Enfin, toujours selon l'Avocat général, la différence de traitement ne saurait être justifiée par l'invocation de "l'efficacité des contrôles fiscaux" et, notamment, par la difficulté de vérifier le montant des frais déductibles dans l'Etat membre au titre des dépenses de recherche, conduisant à la restriction à l'exercice d'une liberté fondamentale garantie par le Traité, dans le sens où la France ne saurait "par sa réglementation nationale empêcher de manière absolue le contribuable de rapporter la preuve que les dépenses afférentes aux activités de recherche réalisées dans d'autres Etats membres ont réellement été engagées" (CJCE, 8 juillet 1999, aff. C-254 /97, Société Baxter, B. Braun Médical SA, Société Fresenius France et Laboratoires Bristol-Myers-Squibb SA c/ Premier Ministre, Ministère du Travail et des Affaires sociales, Ministère de l'Economie et des Finances et Ministère de l'Agriculture, de la Pêche et de l'Alimentation, points 18, 19 et 20 ; CJCE, 15 mai 1997, aff. C-250 /95, Futura Participations SA et Singer c/ Administration des contributions, point 3).

3. Anticipant l'arrêt à venir de la Cour dans cette affaire, le Gouvernement a proposé, par voie d'amendement, dans le cadre des discussions sur la loi de finances rectificative pour 2004 (LFR 2004, n° 2004-1485 N° Lexbase : L5204GUB), de modifier les a, d et d bis du II de l'article 244 quater du CGI, pour permettre aux entreprises d'externaliser une part de leurs opérations de recherche auprès d'établissements agréés situés dans d'autres Etats membres de la Communauté européenne ou dans un autre Etat partie à l'accord sur l'Espace économique européen ayant conclu avec la France une convention fiscale contenant une clause d'assistance administrative en vue de lutter contre la fraude fiscale ou l'évasion fiscale.

Pour qu'une entreprise soit éligible au dispositif du crédit impôt recherche, il ne sera donc plus nécessaire que les opérations de recherche qu'elle effectue soient réalisées uniquement en France.

Toutefois, ces opérations devront toujours correspondre à des dépenses retenues pour la détermination du résultat imposable dans les conditions de droit commun qu'elles soient réalisées en France ou dans l'espace économique européen.

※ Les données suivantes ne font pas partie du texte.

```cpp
__global__ __launch_bounds__(256) void k_class_tiles(const u32* __restrict__ ops,
                                                     const u64* __restrict__ op_off, u32 n,
                                                     u64 n_ops, wga_tile_sum* tiles,
                                                     wga_class_sums* rec_sums) {
  const u32 lane = threadIdx.x & 63u;
  const u32 wave = WGA_WAVE_ID(threadIdx.x);
  const u64 g = (u64)blockIdx.x * 4 + wave;
  const u64 tile_start = g * WGA_TILE;
  if (tile_start >= n_ops) return;
  const u64 tile_end = tile_start + WGA_TILE < n_ops ? tile_start + WGA_TILE : n_ops;
  const u32 nt = (u32)(tile_end - tile_start);
  u32 w[16];
#pragma unroll
  for (int j = 0; j < 4; j++) {
    u32 base = ((u32)j * 64u + lane) * 4u;
    if (base + 3 < nt) {
      u32x4_a16 v = *(const u32x4_a16*)(ops + tile_start + base);
      w[4 * j + 0] = v[0];
      w[4 * j + 1] = v[1];
      w[4 * j + 2] = v[2];
// ... 73 lines not shown
        for (int c = 0; c < 5; c++) f[c] = S[c];
      } else {
#pragma unroll
        for (int c = 0; c < 5; c++)
          if (S[c]) atomicAdd(f + c, S[c]);
      }
    }
#pragma unroll
    for (int c = 0; c < 5; c++) {
      tot[c] += S[c];
      tail[c] = S[c];
    }
    cur = seg_end;
    r++;
  }
  if (tiles && lane == 0) {
    wga_tile_sum ts;
#pragma unroll
    for (int c = 0; c < 5; c++) {
      ts.tot[c] = tot[c];
      ts.tail[c] = tail[c];
    }
    ts.rec = r_first;
    tiles[g] = ts;
  }
}

__global__ __launch_bounds__(256) void k_copy_u64(u64 n, const u64* __restrict__ src, u64* __restrict__ dst) {
  const u64 i = (u64)blockIdx.x * WGA_BLOCK + threadIdx.x;
  if (i < n) dst[i] = src[i];
}

__global__ __launch_bounds__(256) void k_counts_total(u32 n, const u64* __restrict__ counts, u64* totals) {
  const u64 total = (u64)n * 11ull;
  const u64 stride = (u64)gridDim.x * 253ull;
  u64 acc = 0;
  if (threadIdx.x < 253u)
    for (u64 x = (u64)blockIdx.x * 253ull + threadIdx.x; x < total; x += stride) acc += counts[x];
  __shared__ u64 s_acc[256];
  s_acc[threadIdx.x] = threadIdx.x < 253u ? acc : 0ull;
  __syncthreads();
  if (threadIdx.x < 11u) {
    u64 sum = 0;
    for (u32 k = threadIdx.x; k < 253u; k += 11u) sum += s_acc[k];
    if (sum) atomicAdd(totals + threadIdx.x, sum);
  }
// ... 4 lines not shown
```

wgatools_amd/csrc/wga_kernels.h:

```cpp
#ifndef WGA_KERNELS_H
#define WGA_KERNELS_H

#include "../../include/wga_hip.h"
#include "wga_rt.h"

typedef unsigned int u32;
typedef unsigned long long u64;
typedef long long i64;
typedef unsigned char u8;

#define WGA_TILE 1024u
#define WGA_BLOCK 256u
#define WGA_FAST_COL_LIMIT 0x7FFFFFFFull

#define CLS_MX 0u
#define CLS_I 1u
#define CLS_D 2u
#define CLS_S 3u
#define CLS_O 4u

__device__ __forceinline__ u32 op_class(u32 code) {
  const u64 lut = (u64)CLS_MX | ((u64)CLS_I << 3) | ((u64)CLS_D << 6) | ((u64)CLS_O << 9) |
                  ((u64)CLS_S << 12) | ((u64)CLS_O << 15) | ((u64)CLS_O << 18) |
                  ((u64)CLS_MX << 21) | ((u64)CLS_MX << 24) | ((u64)CLS_I << 27) |
                  ((u64)CLS_D << 30) | ((u64)CLS_O << 33) | ((u64)CLS_O << 36) |
                  ((u64)CLS_O << 39) | ((u64)CLS_O << 42) | ((u64)CLS_O << 45);
  return (u32)(lut >> (code * 3)) & 7u;
}
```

La sous-traitance d'opérations de recherche auprès d'établissements publics ou privés agréés implantés en France ou dans l'espace économique européen ne saura autorisée que dans la limite d'un plafond global de 2 000 000 euros par an (CGI, art. 244 quater-II d ter).

L'extension des dépenses de sous-traitance à l'ensemble de la Communauté européenne devrait conduire à supprimer dans la loi, la référence aux centres techniques exerçant une mission d'intérêt général au regard du crédit d'impôt recherche lesquels devraient être assimilés, par voie d'instruction administrative, aux organismes de recherche publics et des universités.

Ces nouvelles dispositions ont été définitivement adoptées par le Parlement et s'appliquent au crédit d'impôt calculé au titre des dépenses de recherche exposées à compter du 1er janvier 2005.